* [TASK INSTRUCTIONS]: Lines from the top of the listing down to the one with "if (i != slash", inclusive, are to be copied exactly.

* [GIVEN INFORMATION]:
struct EyeKnobs {
    bool force_reorder = false;
    long long defer_bytes = 0;
    int heavy_div = 32, units_per_item = 256;
    bool no_primwalk = false, pw_no_finish = false;
    int pw_refill = 16, pw_rounds = 8;
    int lds_pad = 0;
    bool no_hfonly = false, no_tile_queue = false, plan_dump = false;
    bool no_sure_tiles = false;
    bool no_order_reuse = false;
    int relay_chunks = kRelayDefaultChunks;
    long long relay_tiles = 0;
    int relay_mirror = -1;
    int relay_order = -1;
    int relay_start = -1;
    int relay_probe_spp = kRelayProbeSpp;
    bool relay_boost_off = false;
    uint32_t relay_boost_num = kRelayBoostNum, relay_boost_den = kRelayBoostDen;
    long long relay_boost_tiles = -1;
    int lens_stage = -1;
    int lens_table = -1;
    long long lens_table_bytes = 0;
    bool lens_table_bytes_set = false;
    bool no_inside_trips = false;
    const char *timeline_file = nullptr;
};
inline const char *env_str(const char *name) { const char *e = std::getenv(name); return e ? e : ""; }
inline bool env_on(const char *name) { const char *e = env_str(name); return *e && *e != '0'; }
inline int env_positive(const char *name, int def) { const int v = std::atoi(env_str(name)); return v > 0 ? v : def; }
inline int relay_order_named(const char *e) {
    const std::string v(e);
    if (v == "chunks_first" || v == "0") return kRelayChunksFirst;
    if (v == "mirror_first" || v == "1") return kRelayMirrorFirst;
    if (v == "interleaved" || v == "2") return kRelayInterleaved;
    return -1;
}
inline int relay_start_named(const char *e) {
    const std::string v(e);
    if (v == "list" || v == "0") return kRelayStartList;
    if (v == "cost" || v == "1") return kRelayStartCost;
    return -1;
}
inline bool relay_boost_named(const char *e, bool &off, uint32_t &num, uint32_t &den) {
    const std::string v(e);
    if (v.empty()) return true;
    if (v == "off" || v == "0") {
        off = true;
        return true;
    }
    const size_t slash = v.find('/');
    if (slash == std::string::npos || slash == 0 || slash + 1 >= v.size()) return false;
    for (size_t i = 0; i < v.size(); i++)
        if (i != slash && (v[i] < '0' || v[i] > '9')) return false;
    if (slash > 6 || v.size() - slash - 1 > 6) return false;
    const unsigned long n = std::strtoul(v.c_str(), nullptr, 10), d = std::strtoul(v.c_str() + slash + 1, nullptr, 10);
    if (n > kRelayBoostMaxTerm || d < 1 || d > kRelayBoostMaxTerm) return false;
    num = (uint32_t)n;
    den = (uint32_t)d;
    return true;
}
static constexpr int kLensStageOff = 0, kLensStageLds = 1;
static constexpr int kLensStageDefault = kLensStageLds;
inline int lens_stage_named(const char *e) {
    const std::string v(e);
    if (v == "off" || v == "0") return kLensStageOff;
    if (v == "lds" || v == "1") return kLensStageLds;
    return -1;
}
static constexpr bool kLensTableAlways = false;
inline int lens_table_named(const char *e) {
    const std::string v(e);
    if (v == "off" || v == "0") return 0;
    if (v == "on" || v == "1") return 1;
    return -1;
}
inline EyeKnobs eye_knobs() {
    static const EyeKnobs once = [] {
        EyeKnobs k;
        k.force_reorder = env_on("CGRT_FORCE_REORDER");
        k.defer_bytes = std::atoll(env_str("CGRT_DEFER_BYTES"));
        k.heavy_div = env_positive("CGRT_HEAVY_DIV", 32);
        k.units_per_item = (env_positive("CGRT_UNITS_PER_ITEM", 256) + 63) / 64 * 64;
        k.no_primwalk = env_on("CGRT_NO_PRIMWALK");
        k.pw_no_finish = env_on("CGRT_PW_NO_FINISH");
        k.pw_refill = env_positive("CGRT_PW_REFILL", 16);
        k.pw_rounds = env_positive("CGRT_PW_ROUNDS", 8);
        k.lds_pad = std::atoi(env_str("CGRT_LDS_PAD"));
        k.no_hfonly = env_on("CGRT_NO_HFONLY");
        k.no_tile_queue = env_on("CGRT_NO_TILE_QUEUE");
        k.plan_dump = env_on("CGRT_PLAN_DUMP");
        k.no_order_reuse = env_on("CGRT_NO_ORDER_REUSE");
        k.no_sure_tiles = env_on("CGRT_NO_SURE_TILES");
        k.relay_chunks = std::min(std::max(env_positive("CGRT_RELAY_CHUNKS", kRelayDefaultChunks), 2), kRelayMaxChunks);
        k.relay_tiles = std::atoll(env_str("CGRT_RELAY_TILES"));
        if (*env_str("CGRT_RELAY_MIRROR")) k.relay_mirror = env_on("CGRT_RELAY_MIRROR") ? 1 : 0;
        k.relay_order = relay_order_named(env_str("CGRT_RELAY_ORDER"));
        k.relay_start = relay_start_named(env_str("CGRT_RELAY_START"));
        if (k.relay_start < 0 && *env_str("CGRT_RELAY_START"))
            std::fprintf(stderr, "cgrt: CGRT_RELAY_START=%s names no start order of this library (list, cost): the default is used\n", env_str("CGRT_RELAY_START"));
        {
            const int ps = std::atoi(env_str("CGRT_RELAY_PROBE_SPP"));
            if (ps == 1 || ps == 2 || ps == 4) k.relay_probe_spp = ps;
        }
        k.lens_stage = lens_stage_named(env_str("CGRT_LENS_STAGE"));
        if (k.lens_stage < 0 && *env_str("CGRT_LENS_STAGE"))
            std::fprintf(stderr, "cgrt: CGRT_LENS_STAGE=%s names no form of this library (off, lds): the default is used\n", env_str("CGRT_LENS_STAGE"));
        k.lens_table = lens_table_named(env_str("CGRT_LENS_TABLE"));
        if (k.lens_table < 0 && *env_str("CGRT_LENS_TABLE"))
            std::fprintf(stderr, "cgrt: CGRT_LENS_TABLE=%s is neither off nor on: the default is used\n", env_str("CGRT_LENS_TABLE"));
        if (*env_str("CGRT_LENS_TABLE_BYTES")) {
            k.lens_table_bytes = std::max(std::atoll(env_str("CGRT_LENS_TABLE_BYTES")), 0ll);
            k.lens_table_bytes_set = true;
        }
        {
            const std::string v(env_str("CGRT_INSIDE_TRIPS"));
            k.no_inside_trips = v == "off" || v == "0";
            if (!v.empty() && !k.no_inside_trips && v != "on" && v != "1")
                std::fprintf(stderr, "cgrt: CGRT_INSIDE_TRIPS=%s is neither off nor on: the default is used\n", v.c_str());
        }
        return k;
    }();
    EyeKnobs k = once;
    k.timeline_file = *env_str("CGRT_TIMELINE_FILE") ? env_str("CGRT_TIMELINE_FILE") : nullptr;
    if (!relay_boost_named(env_str("CGRT_RELAY_BOOST"), k.relay_boost_off, k.relay_boost_num, k.relay_boost_den)) {
        static bool said = false;
        if (!said)
            std::fprintf(stderr, "cgrt: CGRT_RELAY_BOOST=%s is neither off nor a threshold num/den (integers, num <= %u, 1 <= den <= %u): the default is used\n",
                         env_str("CGRT_RELAY_BOOST"), kRelayBoostMaxTerm, kRelayBoostMaxTerm);
        said = true;
    }
    if (*env_str("CGRT_RELAY_BOOST_TILES")) k.relay_boost_tiles = std::max(std::atoll(env_str("CGRT_RELAY_BOOST_TILES")), 0ll);
    return k;
}

struct FrameInputs {
    cgrt_grid grid;
    cgrt_camera cam;
    bool sched, spill, stats, glass;
    int nt;
    bool has_mesh, has_bezier, prim_finish, light_ok;
    int prim_obj;
    EyeKnobs knobs;
    size_t mem_total;
    int n_cu, waves_per_simd;
    bool image = false, sph = false, pair = false;
    bool order_ok = false, aux_stream = false, all_spheres = false;
    int n_objs = 0, n_lds = 0;
    bool all_special = false;
    bool posed = false;
    cgrt_posed_camera posed_cam{};
};

struct ScratchLayout {
    Region partial{}, partial_nhit{}, cost{}, order{}, hidx{}, border{}, plan{}, light{}, dvals{}, dcnt{}, pconst{}, prim_len{}, prim_tri{};
    size_t total = 0;
    void place(GridParams &g, unsigned char *base, bool nhit) const {
        g.partial = partial.in<double>(base);
        g.partial_nhit = nhit ? partial_nhit.in<uint32_t>(base) : nullptr;
        g.cost = cost.in<uint32_t>(base);
        g.order = order.in<uint32_t>(base);
        g.hidx = hidx.in<int32_t>(base);
        g.border = border.in<uint32_t>(base);
        g.plan = plan.in<uint32_t>(base);
        g.light = light.in<unsigned char>(base);
        g.dvals = dvals.in<double>(base);
        g.dcnt = dcnt.in<unsigned char>(base);
        g.pconst = pconst.in<double>(base);
        g.prim_len = prim_len.in<double>(base);
        g.prim_tri = prim_tri.in<int32_t>(base);
    }
};

struct TileOrderPlan {
    bool on = false;
    enum Class3 { None, SecondLaunch, InKernel } class3 = None;
    bool masks = false;
    bool sure = false;
    int lens_stage = kLensStageOff;
    size_t lens_table_cap = 0, lens_table_bytes = 0;
    bool lens_table_always = false;
};

inline bool relay_engaged(int32_t flags, int32_t spp, size_t n_tiles, int n_cu) {
    if ((flags & CGRT_GRID_NO_SAMPLE_RELAY) || spp < 2 * kRelayMinChunkSpp) return false;
    return (flags & CGRT_GRID_SAMPLE_RELAY) || n_tiles >= (size_t)4 * (size_t)n_cu;
}

static constexpr int kRelayDefaultExtent = kRelayMirror, kRelayDefaultOrder = kRelayInterleaved;
struct RelayRule { int extent, order, start; bool boost; };
inline RelayRule relay_rule(int32_t f, const EyeKnobs &kn) {
    const bool asked = (f & CGRT_GRID_SAMPLE_RELAY) != 0;
    const int32_t order_flag = f & CGRT_GRID_RELAY_ORDER_MASK;
    const bool measured = !asked && !order_flag && kn.relay_order < 0;
    const bool names_start = (f & (CGRT_GRID_NO_RELAY_COST_START | CGRT_GRID_RELAY_COST_START)) || kn.relay_start >= 0;
    RelayRule r;
    r.extent = (f & CGRT_GRID_RELAY_MIRROR) ? kRelayMirror : (f & CGRT_GRID_RELAY_NO_MIRROR) ? kRelayGlass
               : kn.relay_mirror >= 0 ? (kn.relay_mirror ? kRelayMirror : kRelayGlass) : asked ? kRelayGlass : kRelayDefaultExtent;
    r.order = order_flag ? (order_flag == CGRT_GRID_RELAY_MIRROR_FIRST ? kRelayMirrorFirst : order_flag == CGRT_GRID_RELAY_INTERLEAVED ? kRelayInterleaved : kRelayChunksFirst)
              : kn.relay_order >= 0 ? kn.relay_order : asked ? kRelayChunksFirst : kRelayDefaultOrder;
    r.start = (f & CGRT_GRID_NO_RELAY_COST_START) ? kRelayStartList : (f & CGRT_GRID_RELAY_COST_START) ? kRelayStartCost
              : kn.relay_start >= 0 ? kn.relay_start : measured ? kRelayStartCost : kRelayStartList;
    r.boost = (f & CGRT_GRID_NO_RELAY_BOOST) ? false : (f & CGRT_GRID_RELAY_BOOST) ? true : !kn.relay_boost_off && !names_start && measured;
    return r;
}

struct RelayArea {
    int k = 0, chunk_spp = 0, slots = 0;
    size_t cap = 0, bytes = 0;
};
static constexpr int kRelayWgPerCu = 4;
struct RelayPlan {
    RelayArea base{1, 0, 0, 0, 0}, boost;
    int spp = 0, extent = kRelayGlass, order = kRelayChunksFirst;
    int start = kRelayStartList, probe_spp = 0;
    size_t start_words = 0, boost_words = 0;
    uint32_t num = 0, den = 1;
    int wg_slots = 0;
    bool relays() const { return base.k > 1; }
    bool boosts() const { return boost.k > base.k; }
    size_t boost_at() const { return align256(base.bytes); }
    size_t bytes() const { return boosts() ? boost_at() + boost.bytes : base.bytes; }
    size_t grid(size_t n_tiles, bool boosted) const { return relay_grid(n_tiles, base.k, base.cap) + (boosted ? boost_words : 0); }
    RelayBoost boost_rule() const {
        return boosts() ? RelayBoost{(uint32_t)boost.k, (uint32_t)boost.cap, boost.chunk_spp, num, den, (uint32_t)wg_slots} : RelayBoost{};
    }
    RelayItems items(uint32_t n01, uint32_t n012, uint32_t n_tiles) const {
        return RelayItems{(uint32_t)base.k, n01, n012, n_tiles, (uint32_t)base.cap, extent, base.chunk_spp, spp};
    }
    TileOrderLayout order_layout(size_t n_tiles, size_t n_wt, bool sure) const {
        return tile_order_layout(n_tiles, n_wt, sure, start_words, boost_words, base.cap, boost.k);
    }
    void place(GridParams &g, unsigned char *buf) const {
        g.relay = buf;
        g.relay_k = base.k;
        g.relay_chunk_spp = base.chunk_spp;
        g.relay_cap = (int32_t)base.cap;
        g.relay_slots = base.slots;
        g.relay_extent = extent;
        g.relay_order = order;
        if (!boosts()) return;
        g.relay_boost_off = boost_at();
        g.boost_k = boost.k;
        g.boost_chunk_spp = boost.chunk_spp;
        g.boost_cap = (int32_t)boost.cap;
        g.boost_slots = boost.slots;
    }
};
inline RelayPlan relay_plan(const cgrt_grid &gr, const EyeKnobs &kn, size_t n_tiles, int n_cu, size_t mem_total) {
    RelayPlan r;
    if (!relay_engaged(gr.flags, gr.spp, n_tiles, n_cu)) return r;
    const auto area = [&gr](const RelayChunks &c, size_t tiles, size_t budget, long long bound) {
        RelayArea a{c.k, c.chunk_spp, relay_slots(c.chunk_spp, gr.max_depth), 0, 0};
        a.cap = relay_cap(tiles, a.k, a.slots, budget, bound);
        a.bytes = relay_layout(a.cap, a.k, a.slots).total;
        return a;
    };
    const RelayChunks rc = relay_chunks(gr.spp, (gr.flags & CGRT_GRID_SAMPLE_RELAY_4) ? kRelayMaxChunks : kn.relay_chunks);
    const RelayArea base = rc.k > 1 ? area(rc, n_tiles, relay_budget(mem_total), kn.relay_tiles) : RelayArea{};
    if (base.cap == 0) return r;
    const RelayRule f = relay_rule(gr.flags, kn);
    r.base = base;
    r.spp = gr.spp, r.extent = f.extent, r.order = f.order;
    r.start = n_tiles < kRelayStartMaxTiles ? f.start : kRelayStartList;
    if (r.start != kRelayStartCost) return r;
    r.probe_spp = std::min(kn.relay_probe_spp, (int)gr.spp);
    r.start_words = relay_start_words(n_tiles, base.k, base.cap);
    const RelayChunks rb = relay_chunks(gr.spp, kRelayMaxChunks);
    if (rb.k <= rc.k || !f.boost || kn.relay_boost_tiles == 0) return r;
    const RelayArea boost = area(rb, base.cap, relay_boost_budget(mem_total, r.boost_at()), kn.relay_boost_tiles);
    if (boost.cap == 0) return r;
    r.boost = boost;
    r.boost_words = relay_boost_extra(base.k, boost.k, boost.cap);
    r.num = kn.relay_boost_num, r.den = kn.relay_boost_den;
    r.wg_slots = n_cu * kRelayWgPerCu;
    return r;
}

struct FramePlan {
    int chunks = 1, chunk_spp = 0;
    bool xcd_tiles = false;
    int maxhp = 1;
    int tile_blocks = 0;
    size_t grid_dim = 0;
    int wtiles_x = 0, wtiles_y = 0;
    size_t n_wt = 0, tile_bytes = 0, kmax = 0;
    bool use_prim = false;
    bool split_light = false, tile_queue = false, prim_done = false;
    int wave_slots = 0, items_per_tile = 1, heavy_blocks = 0;
    unsigned long long plan_div = 0;
    ScratchLayout scratch;
    TileOrderPlan order;
    RelayPlan relay;
};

* [WRITTEN ANSWER]:
struct EyeKnobs {
    bool force_reorder = false;
    long long defer_bytes = 0;
    int heavy_div = 32, units_per_item = 256;
    bool no_primwalk = false, pw_no_finish = false;
    int pw_refill = 16, pw_rounds = 8;
    int lds_pad = 0;
    bool no_hfonly = false, no_tile_queue = false, plan_dump = false;
    bool no_sure_tiles = false;
    bool no_order_reuse = false;
    int relay_chunks = kRelayDefaultChunks;
    long long relay_tiles = 0;
    int relay_mirror = -1;
    int relay_order = -1;
    int relay_start = -1;
    int relay_probe_spp = kRelayProbeSpp;
    bool relay_boost_off = false;
    uint32_t relay_boost_num = kRelayBoostNum, relay_boost_den = kRelayBoostDen;
    long long relay_boost_tiles = -1;
    int lens_stage = -1;
    int lens_table = -1;
    long long lens_table_bytes = 0;
    bool lens_table_bytes_set = false;
    bool no_inside_trips = false;
    const char *timeline_file = nullptr;
};
inline const char *env_str(const char *name) { const char *e = std::getenv(name); return e ? e : ""; }
inline bool env_on(const char *name) { const char *e = env_str(name); return *e && *e != '0'; }
inline int env_positive(const char *name, int def) { const int v = std::atoi(env_str(name)); return v > 0 ? v : def; }
inline int relay_order_named(const char *e) {
    const std::string v(e);
    if (v == "chunks_first" || v == "0") return kRelayChunksFirst;
    if (v == "mirror_first" || v == "1") return kRelayMirrorFirst;
    if (v == "interleaved" || v == "2") return kRelayInterleaved;
    return -1;
}
inline int relay_start_named(const char *e) {
    const std::string v(e);
    if (v == "list" || v == "0") return kRelayStartList;
    if (v == "cost" || v == "1") return kRelayStartCost;
    return -1;
}
inline bool relay_boost_named(const char *e, bool &off, uint32_t &num, uint32_t &den) {
    const std::string v(e);
    if (v.empty()) return true;
    if (v == "off" || v == "0") {
        off = true;
        return true;
    }
    const size_t slash = v.find('/');
    if (slash == std::string::npos || slash == 0 || slash + 1 >= v.size()) return false;
    for (size_t i = 0; i < v.size(); i++)
        if (i != slash && (v[i] < '0' || v[i] > '9')) return false;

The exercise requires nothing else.